(Stored items)
=== Begin Enclosure ===

__device__ __forceinline__ f32x2 pk_add(f32x2 a, f32x2 b) {
    f32x2 r;
    asm volatile("v_pk_add_f32 %0, %1, %2" : "=v"(r) : "v"(a), "v"(b));
    return r;
}
__device__ __forceinline__ f32x2 pk_sub(f32x2 a, f32x2 b) {
    f32x2 r;
    asm volatile("v_pk_add_f32 %0, %1, %2 neg_lo:[0,1] neg_hi:[0,1]" : "=v"(r) : "v"(a), "v"(b));
    return r;
}
__device__ __forceinline__ f32x2 pk_neg(f32x2 a) {
    f32x2 r;
    asm volatile("v_pk_add_f32 %0, 0, %1 neg_lo:[0,1] neg_hi:[0,1]" : "=v"(r) : "v"(a));
    return r;
}
__device__ __forceinline__ f32x2 pk_fma(f32x2 a, f32x2 b, f32x2 c) {
    f32x2 r;
    asm volatile("v_pk_fma_f32 %0, %1, %2, %3" : "=v"(r) : "v"(a), "v"(b), "v"(c));
    return r;
}
__device__ __forceinline__ f32x4 pk_add(f32x4 a, f32x4 b) {
    const f32x2 lo = pk_add(__builtin_shufflevector(a, a, 0, 1), __builtin_shufflevector(b, b, 0, 1));
    const f32x2 hi = pk_add(__builtin_shufflevector(a, a, 2, 3), __builtin_shufflevector(b, b, 2, 3));
    return __builtin_shufflevector(lo, hi, 0, 1, 2, 3);
}
__device__ __forceinline__ f32x4 pk_sub(f32x4 a, f32x4 b) {
    const f32x2 lo = pk_sub(__builtin_shufflevector(a, a, 0, 1), __builtin_shufflevector(b, b, 0, 1));
    const f32x2 hi = pk_sub(__builtin_shufflevector(a, a, 2, 3), __builtin_shufflevector(b, b, 2, 3));
    return __builtin_shufflevector(lo, hi, 0, 1, 2, 3);
}

template <class F, int... I>
__device__ __forceinline__ void for_each_const(F& f, std::integer_sequence<int, I...>) {
    (f(std::integral_constant<int, I>{}), ...);
}

__device__ __forceinline__ float row16_sum(float v) {
    v += __builtin_bit_cast(float, __builtin_amdgcn_update_dpp(0, __builtin_bit_cast(int, v), 0xB1, 0xF, 0xF, true));
    v += __builtin_bit_cast(float, __builtin_amdgcn_update_dpp(0, __builtin_bit_cast(int, v), 0x4E, 0xF, 0xF, true));
    v += __builtin_bit_cast(float, __builtin_amdgcn_update_dpp(0, __builtin_bit_cast(int, v), 0x141, 0xF, 0xF, true));
    v += __builtin_bit_cast(float, __builtin_amdgcn_update_dpp(0, __builtin_bit_cast(int, v), 0x140, 0xF, 0xF, true));
    return v;
}

template <int FLIP>
__global__ __launch_bounds__(256) void k_wino_weights(const float* __restrict__ w, float* __restrict__ u, int Kc, int Nc, int KS, int CB) {
    const int idx = blockIdx.x * 256 + threadIdx.x;
    const int K4 = Kc / 4;
    if (idx >= K4 * Nc) return;
    const int n = idx % Nc, k0 = (idx / Nc) * 4;
    f32x4 g[3][3];
#pragma unroll
    for (int r = 0; r < 3; ++r)
#pragma unroll
        for (int s = 0; s < 3; ++s) {
            if (FLIP) {
#pragma unroll
                for (int e = 0; e < 4; ++e) g[r][s][e] = w[((size_t)((k0 + e) * 3 + (2 - r)) * 3 + (2 - s)) * Nc + n];
            } else g[r][s] = ld4(w + ((size_t)(n * 3 + r) * 3 + s) * Kc + k0);
        }
    f32x4 t[4][3];
#pragma unroll
    for (int s = 0; s < 3; ++s) {
        t[0][s] = g[0][s];
        t[1][s] = 0.5f * (g[0][s] + g[1][s] + g[2][s]);
        t[2][s] = 0.5f * (g[0][s] - g[1][s] + g[2][s]);
        t[3][s] = g[2][s];
    }
    const int ks = k0 / KC, j = (k0 % KC) / 8, h = (k0 % 8) / 4, cb = n / 32, lane = h * 32 + n % 32;
#pragma unroll
    for (int xi = 0; xi < 4; ++xi) {
        f32x4 v[4];
        v[0] = t[xi][0];
        v[1] = 0.5f * (t[xi][0] + t[xi][1] + t[xi][2]);
        v[2] = 0.5f * (t[xi][0] - t[xi][1] + t[xi][2]);
        v[3] = t[xi][2];
#pragma unroll
        for (int nu = 0; nu < 4; ++nu) {
            const int p = xi * 4 + nu;
            *reinterpret_cast<f32x4*>(u + ((((size_t)(p * KS + ks) * CB + cb) * 2 + j) * 64 + lane) * 4) = v[nu];
        }
    }
}

struct Seg { int v, ks0, ks1, slot; bool valid; };

__device__ __forceinline__ void unit_of(int v, int MT, int NT, int& mt, int& nt) {
    const int full = (MT / 8) * 8 * NT;
    if (v < full) {
        const int xcd = v & 7, slot = v >> 3;
        nt = slot % NT;
        mt = (slot / NT) * 8 + xcd;
    } else {
        const int rem = MT & 7, vv = v - full;
        mt = (MT / 8) * 8 + vv % rem;
        nt = vv / rem;
    }
}
__device__ __forceinline__ int piece_begin(int w, int r, int KS, int G) { return (int)(((long)w * r * KS) / G); }

__device__ __forceinline__ Seg seg_phase2(int w, int q, int r, int KS, int G, bool second, int first_u) {
    Seg s{0, 0, 0, -1, false};
    if (r == 0) return s;
    const int b0 = piece_begin(w, r, KS, G), b1 = piece_begin(w + 1, r, KS, G);
    if (b1 <= b0) return s;
    const int u0 = b0 / KS;
    if (!second) {
        s.v = q * G + u0; s.ks0 = b0 - u0 * KS; s.ks1 = min(KS, s.ks0 + (b1 - b0)); s.slot = 0; s.valid = true;
        return s;
    }
    if (b1 > (u0 + 1) * KS) { s.v = q * G + u0 + 1; s.ks0 = 0; s.ks1 = b1 - (u0 + 1) * KS; s.slot = 1; s.valid = true; }
    return s;
}
__device__ __forceinline__ Seg seg_first(int w, int nfull, int q, int r, int KS, int G) {
    if (w < nfull) return Seg{w, 0, KS, -1, true};
    return seg_phase2(w, q, r, KS, G, false, 0);
}
__device__ __forceinline__ Seg seg_next(const Seg& c, int w, int nfull, int q, int r, int KS, int G) {
    if (c.slot < 0) {
        if (c.v + G < nfull) return Seg{c.v + G, 0, KS, -1, true};
        return seg_phase2(w, q, r, KS, G, false, 0);
    }
    if (c.slot == 0) return seg_phase2(w, q, r, KS, G, true, 0);
    return Seg{0, 0, 0, -1, false};
}

template <bool ODD, class PUT>
__device__ __forceinline__ void epi0_quad(const WinoP& p, PUT put, int g, f32x4 (&o)[4], const uint32_t (&po)[4], int ch0,
// ... 183 lines not shown
        }
    };

    f32x4 sc4 = {1, 1, 1, 1}, sh4 = {0, 0, 0, 0};
    load_x(seg.ks0);
    ld_scale(seg.ks0, sc4, sh4);
#pragma unroll
    for (int j = 0; j < 4; ++j) act_col(j, sc4, sh4);
#pragma unroll
    for (int i = 0; i < 4; ++i) row_store(i, 0);

    f32x4 a[16][2];
    auto load_u = [&](int pos, uint32_t base, int ks) {
        const uint32_t soff = (OSI_FABL & 1) ? 0u : (uint32_t)(pos * p.KS + ks) * ustep;
        a[pos][0] = bld4(ru, base, soff);
        a[pos][1] = bld4(ru, base + 1024u, soff);
    };
#pragma unroll
    for (int i = 0; i < PF; ++i) load_u(i, ua, seg.ks0);
    __syncthreads();

    int buf = 0;
    for (;;) {
#pragma unroll
        for (int i = 0; i < 16; ++i)
#pragma unroll
            for (int r = 0; r < 16; ++r) acc[i][r] = 0.f;
        Seg nxt{0, 0, 0, -1, false};
        const int cur_mt = mt, cur_nt = nt;
        for (int ks = seg.ks0; ks < seg.ks1; ++ks) {
            const bool last = ks + 1 == seg.ks1;
            int ksn = ks + 1;
            uint32_t uan = ua;
            if (last) {
                nxt = seg_next(seg, wg, p.nfull, p.q, p.r, p.KS, G);
                if (nxt.valid) unit_of(nxt.v, p.MT, p.NT, mt, nt);
                setup(mt, nt, nxt.valid, po_next, ua_next);
                ksn = nxt.valid ? nxt.ks0 : 0;
                uan = nxt.valid ? ua_next : ua;
            }
#if !(OSI_FABL & 2) && !OSI_XSPREAD
            load_x(ksn);
#endif
            ld_scale(ksn, sc4, sh4);
            const float* r0 = rb0 + buf * (16 * TB * KC);
            const float* r1 = rb1 + buf * (16 * TB * KC);
            f32x4 b0 = *reinterpret_cast<const f32x4*>(r0), b1 = *reinterpret_cast<const f32x4*>(r1);
            __builtin_amdgcn_sched_barrier(0);
            auto position = [&](auto POSC) {
                constexpr int pos = decltype(POSC)::value;
                if (pos + PF < 16) load_u(pos + PF, ua, ks);
                else load_u(pos + PF - 16, uan, ksn);
#if OSI_XSPREAD && !(OSI_FABL & 2)
                if constexpr (pos < OSI_XSPREAD) {
                    constexpr int n0 = pos * 16 / OSI_XSPREAD, n1 = (pos + 1) * 16 / OSI_XSPREAD;
#pragma unroll
                    for (int k = n0; k < n1; ++k) load_x1(ksn, k);
                }
#endif
                f32x4 nb0 = b0, nb1 = b1;
                if (pos < 15 && !(OSI_FABL & 8)) {
                    nb0 = *reinterpret_cast<const f32x4*>(r0 + (pos + 1) * (TB * KC));
                    nb1 = *reinterpret_cast<const f32x4*>(r1 + (pos + 1) * (TB * KC));
                }
                const f32x4 a0 = a[pos][0], a1 = a[pos][1];
#pragma unroll
                for (int e = 0; e < 4; ++e) acc[pos] = __builtin_amdgcn_mfma_f32_32x32x2f32(a0[e], b0[e], acc[pos], 0, 0, 0);
#pragma unroll
                for (int e = 0; e < 4; ++e) acc[pos] = __builtin_amdgcn_mfma_f32_32x32x2f32(a1[e], b1[e], acc[pos], 0, 0, 0);
#if !(OSI_FABL & 4)
                if constexpr (pos >= 8 && pos < 12) act_col(pos - 8, sc4, sh4);
                if constexpr (pos >= 12) row_store(pos - 12, buf ^ 1);
#endif
                b0 = nb0; b1 = nb1;
                __builtin_amdgcn_sched_barrier(0);
            };
            for_each_const(position, std::make_integer_sequence<int, 16>{});
            __syncthreads();
            buf ^= 1;
        }

        const int ch0 = CW * cur_nt + 32 * wm + 4 * hh;
        const int part = cur_mt * (TB / 16) + 2 * wn + ((lane >> 4) & 1);
        const __amdgpu_buffer_rsrc_t rs = make_rsrc(p.slab, p.slab_bytes);
        const __amdgpu_buffer_rsrc_t r0y = make_rsrc(EPI == 1 ? p.ey0 : p.y, p.y_bytes);
        Epi1Ops L1{};
        if constexpr (EPI == 1) { if (seg.slot < 0) L1 = epi1_load(p, r0y, 0, po, ch0); }
        float* const stage = WIDE ? sV + 2 * 16 * TB * KC : sV + (buf ^ 1) * (16 * TB * KC);
        if (seg.slot < 0 && wm == 0 && hh == 0) {
#pragma unroll
            for (int k = 0; k < 4; ++k) sPo[ntile * 4 + k] = po[k];
        }
#pragma unroll
        for (int g = (OSI_FABL & 16) ? 3 : 0; g < 4; ++g) {
            f32x4 o[4];
#pragma unroll
            for (int e = 0; e < 4; ++e) {
                const int r = 4 * g + e;
                float s[2][4];
#pragma unroll
                for (int nu = 0; nu < 4; ++nu) {
                    float m0, m1, m2, m3;
                    asm volatile("v_accvgpr_read_b32 %0, %1" : "=v"(m0) : "a"(acc[nu][r]));
                    asm volatile("v_accvgpr_read_b32 %0, %1" : "=v"(m1) : "a"(acc[4 + nu][r]));
                    asm volatile("v_accvgpr_read_b32 %0, %1" : "=v"(m2) : "a"(acc[8 + nu][r]));
                    asm volatile("v_accvgpr_read_b32 %0, %1" : "=v"(m3) : "a"(acc[12 + nu][r]));
                    s[0][nu] = m0 + m1 + m2;
                    s[1][nu] = m1 - m2 - m3;
                }
#pragma unroll
                for (int i = 0; i < 2; ++i) {
                    o[i * 2][e] = s[i][0] + s[i][1] + s[i][2];
                    o[i * 2 + 1][e] = s[i][1] - s[i][2] - s[i][3];
                }
            }
            if (seg.slot < 0) {
                auto put = [&](int k, int gq, const f32x4& v) {
#if OSI_STAGE_OUT
                    const int chunk = (32 * wm + 8 * gq + 4 * hh) >> 2;
                    *reinterpret_cast<f32x4*>(stage + (ntile * 4 + k) * CW + 4 * (chunk ^ (ntile & 15))) = v;
#else
                    bst4(ry, v, po[k] == OOB ? OOB : po[k] + 32u * gq, 0);
#endif
                };
                if constexpr (EPI == 0) epi0_quad<ODD>(p, put, g, o, po, ch0, part, lane);
                else if constexpr (EPI == 2) epi2_quad(p, put, g, o, ld4(p.osc + ch0 + 8 * g), ld4(p.osh + ch0 + 8 * g));
                else {
                    const Epi1Ops Ln = epi1_load(p, r0y, g < 3 ? g + 1 : 3, po, ch0);
                    epi1_apply<ODD>(p, put, g, o, po, ch0, part, lane, L1);
                    L1 = Ln;
                }
            } else {
                const uint32_t so = (uint32_t)((wg * 2 + seg.slot) * 65536 + ((wave * 4 + g) * 4) * 1024 + lane * 16);
#pragma unroll
                for (int k = 0; k < 4; ++k) bst4(rs, o[k], so + (uint32_t)k * 1024u, 0);
            }
        }
        if (OSI_STAGE_OUT && seg.slot < 0) {
            __syncthreads();
            constexpr int CPR = CW / 4, NCH = TB * 4 * CPR;
#pragma unroll 4
            for (int it = 0; it < NCH / 256; ++it) {
                const int idx = it * 256 + tid, row = idx / CPR, chunk = idx % CPR;
                const f32x4 v = *reinterpret_cast<const f32x4*>(stage + row * CW + 4 * (chunk ^ ((row >> 2) & 15)));
                const uint32_t base = sPo[row];
                bst4(ry, v, base == OOB ? OOB : base + (uint32_t)chunk * 16u, 0);
            }
            __syncthreads();
        }
        if (!nxt.valid) break;
        seg = nxt;
#pragma unroll
        for (int k = 0; k < 4; ++k) po[k] = po_next[k];
        ua = ua_next;
    }
}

=== End Enclosure ===

Task description: Of the entries above, repeat exactly the lines from the line with "const int chunk" through the line with "const uint32_t base", both of them included.

Solved problem:
                    const int chunk = (32 * wm + 8 * gq + 4 * hh) >> 2;
                    *reinterpret_cast<f32x4*>(stage + (ntile * 4 + k) * CW + 4 * (chunk ^ (ntile & 15))) = v;
#else
                    bst4(ry, v, po[k] == OOB ? OOB : po[k] + 32u * gq, 0);
#endif
                };
                if constexpr (EPI == 0) epi0_quad<ODD>(p, put, g, o, po, ch0, part, lane);
                else if constexpr (EPI == 2) epi2_quad(p, put, g, o, ld4(p.osc + ch0 + 8 * g), ld4(p.osh + ch0 + 8 * g));
                else {
                    const Epi1Ops Ln = epi1_load(p, r0y, g < 3 ? g + 1 : 3, po, ch0);
                    epi1_apply<ODD>(p, put, g, o, po, ch0, part, lane, L1);
                    L1 = Ln;
                }
            } else {
                const uint32_t so = (uint32_t)((wg * 2 + seg.slot) * 65536 + ((wave * 4 + g) * 4) * 1024 + lane * 16);
#pragma unroll
                for (int k = 0; k < 4; ++k) bst4(rs, o[k], so + (uint32_t)k * 1024u, 0);
            }
        }
        if (OSI_STAGE_OUT && seg.slot < 0) {
            __syncthreads();
            constexpr int CPR = CW / 4, NCH = TB * 4 * CPR;
#pragma unroll 4
            for (int it = 0; it < NCH / 256; ++it) {
                const int idx = it * 256 + tid, row = idx / CPR, chunk = idx % CPR;
                const f32x4 v = *reinterpret_cast<const f32x4*>(stage + row * CW + 4 * (chunk ^ ((row >> 2) & 15)));
                const uint32_t base = sPo[row];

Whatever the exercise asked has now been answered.